The amending Directive adds at subsection 6 another potential problem:
Where a Member State derogates, under paragraph 5, from Article 3 in respect of vehicles not admitted for use on public roads, that Member State may also derogate from Article 10 in respect of compensation for damage caused by those vehicles in areas not accessible to the public due to a legal or physical restriction on access to such areas, as defined by its national laws.
The obligation on Member States to establish a national compensatory body ensured there would exist an “insurer of last resort” to compensate victims in the event that no policy of insurance existed against the driver at fault. Exclusions to this requirement used to apply just to the list of vehicles submitted to the Commission by the Member State in very limited circumstances, and it was not geographically restricted. By allowing States to extend this to vehicles not accessible to the public according to national laws will allow Member States to, potentially at least, expose third-party victims to situations where they will be undercompensated. This means a third-party victim has potentially no claimant from which to seek the recovery of compensation. The vehicle, if used exclusively on private land, will not be subject to compulsory insurance and the national compensatory body will have no obligation (and even, here, no jurisdiction) to intervene in such a case.
Directive 2021/2118 has provided the EU Member States with the instruction to reverse Vnuk.
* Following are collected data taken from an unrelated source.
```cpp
int launch_eval(abz_ctx* ctx, const EvalSpec& es) {
    if (es.n > 4) {
        GenSpec gs;
        gs.Uplanes = es.U;
        gs.herm = es.herm && !es.deriv;
        gs.n = es.n;
        gs.M = es.M;
        gs.first = es.first;
        gs.npt = es.npt;
        gs.d = 0;
        gs.period = es.period;
        gs.src = es.src;
        gs.grid = es.grid;
        gs.parents = es.parents;
        gs.run_start = es.run_start;
        gs.nruns = es.nruns;
        gs.gi = es.gi;
        gs.x = es.x;
        gs.tab = es.tab;
        gs.deriv = es.deriv;
        gs.nnodes = es.grid ? es.nlines * es.npt : es.nk;
// ... 39 lines not shown
        if (es.nlines == 0) return ABZ_OK;
        const int64_t quads = cdiv(es.nlines, 4);
        const int64_t blocks = std::min<int64_t>(quads, quads < 5000 ? 256 * 8 : (es.H.compact ? 256 * 24 : 256 * 16));
        const int mnn = a.pk ? es.n * (es.n + 1) / 2 + ((es.M - 1) / 2) * es.n * es.n : es.M * es.n * es.n;
        int kpl = 1;
        {
            double best = 1e30;
            for (int k = 1; k <= 3; ++k) {
                const double cost = (double)(cdiv(es.npt, 64 * k) * k) * (1.0 + 0.3 / k);
                if (cost < best - 1e-12) {
                    best = cost;
                    kpl = k;
                }
            }
        }
        const size_t lds = sizeof(double2) * (4 * 2 * (size_t)mnn + (size_t)a.npt);
        if (es.src2) {
            if (es.deriv || es.U.base || !eval_fused_supported(es.n, mnn, es.M2, es.npt) || es.nlines % es.npt != 0 ||
                es.nlines / es.npt > 65535) {
                set_error("eval: fused contraction unsupported (n = %d, %d numbers per line, M2 = %d, npt = %d)", es.n, mnn, es.M2, es.npt);
                return ABZ_ERR_UNSUPPORTED;
            }
            const int64_t gcnt = es.nlines / es.npt;
            a.src2 = es.src2;
            a.phs2 = es.phs2;
            a.M2 = es.M2;
            if (ctx->prof & (1u << ABZ_K_EVAL_FUSED)) ctx->prof_slots[ABZ_K_EVAL_FUSED].launches += 1;
            a.bpk = (int)std::max<int64_t>(1, std::min<int64_t>(cdiv(es.npt, 4), cdiv(blocks, gcnt)));
            a.bpk = (int)cdiv(es.npt, 4 * cdiv(es.npt, 4 * a.bpk));
            const size_t flds = lds + sizeof(double2) * (size_t)es.M2 * mnn;
            const int sw_pairs = abz_switch(SW_EVAL_PAIRS);
            const int rounds = (int)cdiv(es.npt, 32);
            const bool pairs = sw_pairs != 0 && eval_fused_supported(es.n, mnn, es.M2, es.npt, true) && es.H.tile < INT32_MAX &&
                               es.E.tile < INT32_MAX && (sw_pairs >= 2 || (a.herm && rounds < 2 * cdiv(es.npt, 64 * kpl) * kpl));
            if (pairs) {
                const int kp = es.n < 4 ? 3 : (a.herm ? 2 : 1);
                const int kt = rounds - (int)(cdiv(rounds, kp) - 1) * kp;
                const int64_t npairs = cdiv(es.npt, 2);
                a.bpk = (int)std::max<int64_t>(1, std::min<int64_t>(cdiv(npairs, 4), cdiv(blocks, gcnt)));
                a.bpk = (int)cdiv(npairs, 4 * cdiv(npairs, 4 * a.bpk));
                const size_t plds = flds + sizeof(double2) * 4 * 2 * (size_t)mnn;
                const dim3 grid((unsigned)a.bpk, (unsigned)gcnt);
#define LKP(NN, KT)                                                                                                          \
    {                                                                                                                        \
        constexpr int OO = NN == 3 ? 3 : 2;                                                                                  \
        constexpr int KH = NN < 4 ? 3 : 2, KG = NN < 4 ? 3 : 1;                                                \
        if (a.pk)                                                                                                            \
            launch(ctx, eval_grid_kernel<NN, KH, true, false, OO, true, true, true, KT <= KH ? KT : KH>, grid, dim3(256), plds, a);  \
        else if (a.herm)                                                                                                     \
            launch(ctx, eval_grid_kernel<NN, KH, true, false, OO, false, true, true, KT <= KH ? KT : KH>, grid, dim3(256), plds, a); \
        else                                                                                                                 \
            launch(ctx, eval_grid_kernel<NN, KG, false, false, 2, false, true, true, KT <= KG ? KT : KG>, grid, dim3(256), plds, a); \
    }
#define FN(NN)                     \
    switch (kt) {                  \
        case 1: LKP(NN, 1) break;  \
        case 2: LKP(NN, 2) break;  \
        default: LKP(NN, 3) break; \
    }
                ABZ_DISPATCH_N(es.n, FN)
#undef FN
#undef LKP
            } else {
#define LK(NN, KK)                                                                                                                         \
    {                                                                                                                                      \
        constexpr int OO = NN == 3 ? 3 : 2;                                                                                                \
        if (a.pk)                                                                                                                          \
            launch(ctx, eval_grid_kernel<NN, KK, true, false, OO, true, true>, dim3((unsigned)a.bpk, (unsigned)gcnt), dim3(256), flds, a);  \
        else if (a.herm)                                                                                                                   \
            launch(ctx, eval_grid_kernel<NN, KK, true, false, OO, false, true>, dim3((unsigned)a.bpk, (unsigned)gcnt), dim3(256), flds, a); \
        else                                                                                                                               \
            launch(ctx, eval_grid_kernel<NN, KK, false, false, 2, false, true>, dim3((unsigned)a.bpk, (unsigned)gcnt), dim3(256), flds, a); \
    }
#define FN(NN)                    \
    switch (kpl) {                \
        case 1: LK(NN, 1) break;  \
        case 2: LK(NN, 2) break;  \
        default: LK(NN, 3) break; \
    }
            ABZ_DISPATCH_N(es.n, FN)
#undef FN
#undef LK
            }
        } else if (mnn <= EVAL_MAX_MNN && lds <= 64 * 1024 && a.npt < 65536) {
#define LK(NN, KK)                                                                                                             \
    {                                                                                                                          \
        constexpr int OO = NN == 3 ? 3 : 2;                                                                                    \
        if (a.pk)                                                                                                              \
            launch(ctx, eval_grid_kernel<NN, KK, true, false, OO, true>, dim3((unsigned)blocks), dim3(256), lds, a); \
        else if (a.U.base)                                                                                                     \
            launch(ctx, eval_grid_kernel<NN, KK, false, true, 2>, dim3((unsigned)blocks), dim3(256), lds, a);  \
        else if (a.herm)                                                                                                       \
            launch(ctx, eval_grid_kernel<NN, KK, true, false, OO>, dim3((unsigned)blocks), dim3(256), lds, a); \
        else                                                                                                                   \
            launch(ctx, eval_grid_kernel<NN, KK, false, false, 2>, dim3((unsigned)blocks), dim3(256), lds, a); \
    }
#define FN(NN)                    \
    switch (kpl) {                \
        case 1: LK(NN, 1) break;  \
        case 2: LK(NN, 2) break;  \
        default: LK(NN, 3) break; \
    }
            ABZ_DISPATCH_N(es.n, FN)
#undef FN
#undef LK
        } else {
#define FN(NN) launch(ctx, eval_grid_kernel_scalar<NN>, dim3((unsigned)blocks), dim3(256), 0, a)
            ABZ_DISPATCH_N(es.n, FN)
#undef FN
        }
    } else {
        if (es.nk == 0) return ABZ_OK;
        const int64_t blocks = cdiv(es.nk, 256);
#define FN(NN) launch(ctx, eval_node_kernel<NN>, dim3((unsigned)blocks), dim3(256), 0, a)
        ABZ_DISPATCH_N(es.n, FN)
#undef FN
    }
    ABZ_HIP(hipGetLastError());
// ... 1811 lines not shown
```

It restricts compulsory motor vehicle insurance to those vehicles operating in their normal function. Further, it widens the derogations from compulsory motor vehicle insurance of vehicles which are not intended for use on a public road.
Taken as a whole, these changes may be conceived as a win for most insurers and policyholders. The fear of increased insurance premiums for policyholders following the Vnuk extension to compulsory motor vehicle insurance has been removed. Yet, the Directive’s amendments are a fundamental loss to third-party victims of serious injury which occurs on private land by uninsured vehicles. Moreover, the very policyholders who have saved further expense on their insurance premiums will merely find that whilst the insurance company avoids its potential responsibility for providing compensation, that same policyholder will, in their role as taxpayer, undertake the compensatory responsibility for the injured third-party. It is a shame that the protections advanced by the ECJ in Vnuk and the cases that followed have been reduced through what seems to be overcompensation through Directive 2021/2118. This new direction for the compulsory insurance of motor vehicles exposes third-party victims to greater risk and provides little gain to those Member States who take advantage of its restraint to the Sixth MVID. Ultimately, until a review of the effects of Directive 2021/2118, and the enactment of a Seventh MVID, many more third-party victims of accidents involving motor vehicles will be left uncompensated or under-compensated. Neither of which is an enviable position.